Using Reinforcement Learning to Design and Control Free-flying Space Robots

Abstract:

Free-flying space robots have the potential to revolutionise space exploration by facilitating a range of on-orbit operations. Whilst there have been some successful demonstrations of space robot technologies, the systems remain large with mission concepts limited to rendezvous with co-operative targets. However, the recent surge in small satellite technologies is changing the economics of space and downsizing a space robot is now viewed as a technologically feasible aim. Even with these advances, the design and control of a free-flying space robot is very challenging. Without a fixed base, the robot experiences large dynamic coupling effects where every motion causes counter-motions in other parts of the robot. These are influenced most heavily by the space robot’s size and mass distribution as well as the employed control technique. As such, successful operation is heavily tied to both physical design and control. In fact, this coupling underpins all robotic systems since control and hardware design are intrinsically linked. This thesis therefore investigates the relationship between hardware and control, looking at how they impact each other and how this relationship can be exploited to improve performance. Although this work uses the On-Orbit Assembly (OOA) of a large aperture space telescope using free-flying space robots as a mission concept, the methods developed have applicability across the entire field of robotics.

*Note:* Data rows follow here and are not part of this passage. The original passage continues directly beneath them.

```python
class SiftPlan:

    def __init__(self, w, h, max_orientations=2, orientation_threshold=0.8, orientation_contrib_width=1.5,
                 descriptor_contrib_width=6.0, max_keypoints_per_octave=0, alloc=True):
        self.w, self.h = w, h
        p = SiftParams(max_orientations, orientation_threshold, orientation_contrib_width, descriptor_contrib_width,
                       max_keypoints_per_octave)
        self.handle = c_vp()
        check(LIB.ssrlcv_sift_plan_create(c_u32(w), c_u32(h), ctypes.byref(p), ctypes.byref(self.handle)))
        self.workspace_bytes = LIB.ssrlcv_sift_plan_workspace_bytes(self.handle)
        self.max_features = LIB.ssrlcv_sift_plan_max_features(self.handle)
        self.workspace = dev_bytes(self.workspace_bytes) if alloc else None
        self.features = dev_bytes(self.max_features * 152) if alloc else None
        self.num_features = torch.zeros(1, dtype=torch.int32, device="cuda") if alloc else None

    def __del__(self):
        if getattr(self, "handle", None) and LIB is not None:
            LIB.ssrlcv_sift_plan_destroy(self.handle)
            self.handle = None

    def set_stop_stage(self, stage):
        LIB.ssrlcv_sift_plan_set_stop_stage(self.handle, c_int(stage))

    def set_stage_event(self, event):
        handle = None
        if event is not None:
            event.record()
            handle = event.cuda_event
        self._stage_event = event
        check(LIB.ssrlcv_sift_plan_set_stage_event(self.handle, c_vp(handle) if handle is not None else None))

    def build_dog(self, pixels_d):
        check(LIB.ssrlcv_hip_sift_build_dog(self.handle, ptr(pixels_d), ptr(self.workspace), stream_ptr()))

    def describe(self):
        check(LIB.ssrlcv_hip_sift_describe(self.handle, ptr(self.workspace), ptr(self.features),
                                           ptr(self.num_features), stream_ptr()))

    def stage(self, stage):
        check(LIB.ssrlcv_hip_sift_stage(self.handle, ptr(self.workspace), c_int(stage), ptr(self.features),
                                        ptr(self.num_features), stream_ptr()))

    def extract(self, pixels_d):
        check(LIB.ssrlcv_hip_sift_extract(self.handle, ptr(pixels_d), ptr(self.workspace), ptr(self.features),
                                          ptr(self.num_features), stream_ptr()))

    def count(self):
        mask = c_u32(0)
        rc = LIB.ssrlcv_sift_plan_overflow(self.handle, ptr(self.workspace), ctypes.byref(mask), stream_ptr())
        if mask.value:
            raise SsrlcvError("key-point capacity exceeded in octaves %s" % [o for o in range(4) if mask.value >> o & 1])
        check(rc)
        return int(self.num_features.item())

    def overflow_mask(self):
        mask = c_u32(0)
        LIB.ssrlcv_sift_plan_overflow(self.handle, ptr(self.workspace), ctypes.byref(mask), stream_ptr())
        return mask.value

    def level(self, kind, octave, blur):
        data, mm = c_vp(), c_vp()
        w, h = c_u32(), c_u32()
        check(LIB.ssrlcv_sift_plan_level(self.handle, ptr(self.workspace), c_int(kind), c_int(octave), c_int(blur),
                                         ctypes.byref(data), ctypes.byref(w), ctypes.byref(h), ctypes.byref(mm)))
        torch.cuda.synchronize()
        base = self.workspace.data_ptr()
        off = data.value - base
        n = w.value * h.value
        lvl = self.workspace[off: off + 4 * n].view(torch.float32).cpu().numpy().reshape(h.value, w.value).copy()
        moff = mm.value - base
        mmv = self.workspace[moff: moff + 8].view(torch.float32).cpu().numpy().copy()
        return lvl, (float(mmv[0]), float(mmv[1]))

    def keypoints(self, octave, dtype):
        lst, idx = c_vp(), c_vp()
        check(LIB.ssrlcv_sift_plan_keypoints(self.handle, ptr(self.workspace), c_int(octave), ctypes.byref(lst),
                                             ctypes.byref(idx)))
        torch.cuda.synchronize()
        base = self.workspace.data_ptr()
        ioff = idx.value - base
        state = self.workspace[ioff: ioff + 32].view(torch.int32).cpu().numpy().copy()
        n = int(state[5]) if int(state[6]) else 0
        loff = lst.value - base
        kps = to_host(self.workspace[loff: loff + 32 * max(n, 1)], dtype, n)
        return kps, state[:6].copy(), int(state[7])

    def features_host(self, dtype):
        n = self.count()
        return to_host(self.features[: 152 * max(n, 1)], dtype, n)
```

There exists no documented design technique for any space robot. In fact, the dimensions and final design of successful missions are hard to find and never substantiated. This makes it hard to understand how robotic design impacts performance. This thesis presents a transparent design approach specific to free-flying space robots. A combined engineering approach is proposed, considering the mechanics and dynamics of the integrated system in order to present a design best suited for the OOA of a large aperture telescope. The feasibility of this space robot is evaluated in simulation and in-depth results are presented. This analysis supports the hypothesis that a small space robot is a viable solution for OOA and should be used as a starting point for the design of future systems.

As with the majority of robot design techniques, the initial hardware centered design approach in this thesis treats the control as immutable. Instead, simultaneous optimisation of hardware and control parameters is likely to improve overall performance. This is demonstrated by reasoning over both control and design in a Reinforcement Learning (RL) pipeline. The proposed method forms a complex differential path through a trajectory rollout, allowing a vast amount of information that was previously lost in the ‘black-box’ environment to be used. This means refinements can be made to both the morphology and control parameters simultaneously. The result is an efficient and versatile approach to holistic robot design. Performance improvements are seen with the space robot and a number of benchmark tasks compared to just performing hardware design optimisation.

While it is possible to modify robotic design in conjunction with control to improve performance, in some instances the design maybe changed with no option to modify the control algorithm. Data scarcity, brittle convergence and the gap between simulation & real world environments mean that most common RL approaches are subject to overfitting and fail to generalise to unseen environments. This means the replacement of parts with nonidentical components or the failure of sensors or joints will most likely render the control algorithm useless. Hardware-agnostic policies would mitigate this by allowing a single network to operate in a variety of test domains, where dynamics vary due to changes in robotic morphologies. This thesis utilises the idea that learning to adapt a known and successful control policy is easier and more flexible than jointly learning numerous policies for different morphologies. It presents the idea of Hardware Agnostic RL. In this approach, two control polices are combined and varied embodiments are sampled using a novel adversarial loss function. This self-regulates morphologies based on their performance. The result is a final control policy that is robust to changes in the environment as well as degradation and failure of the robot.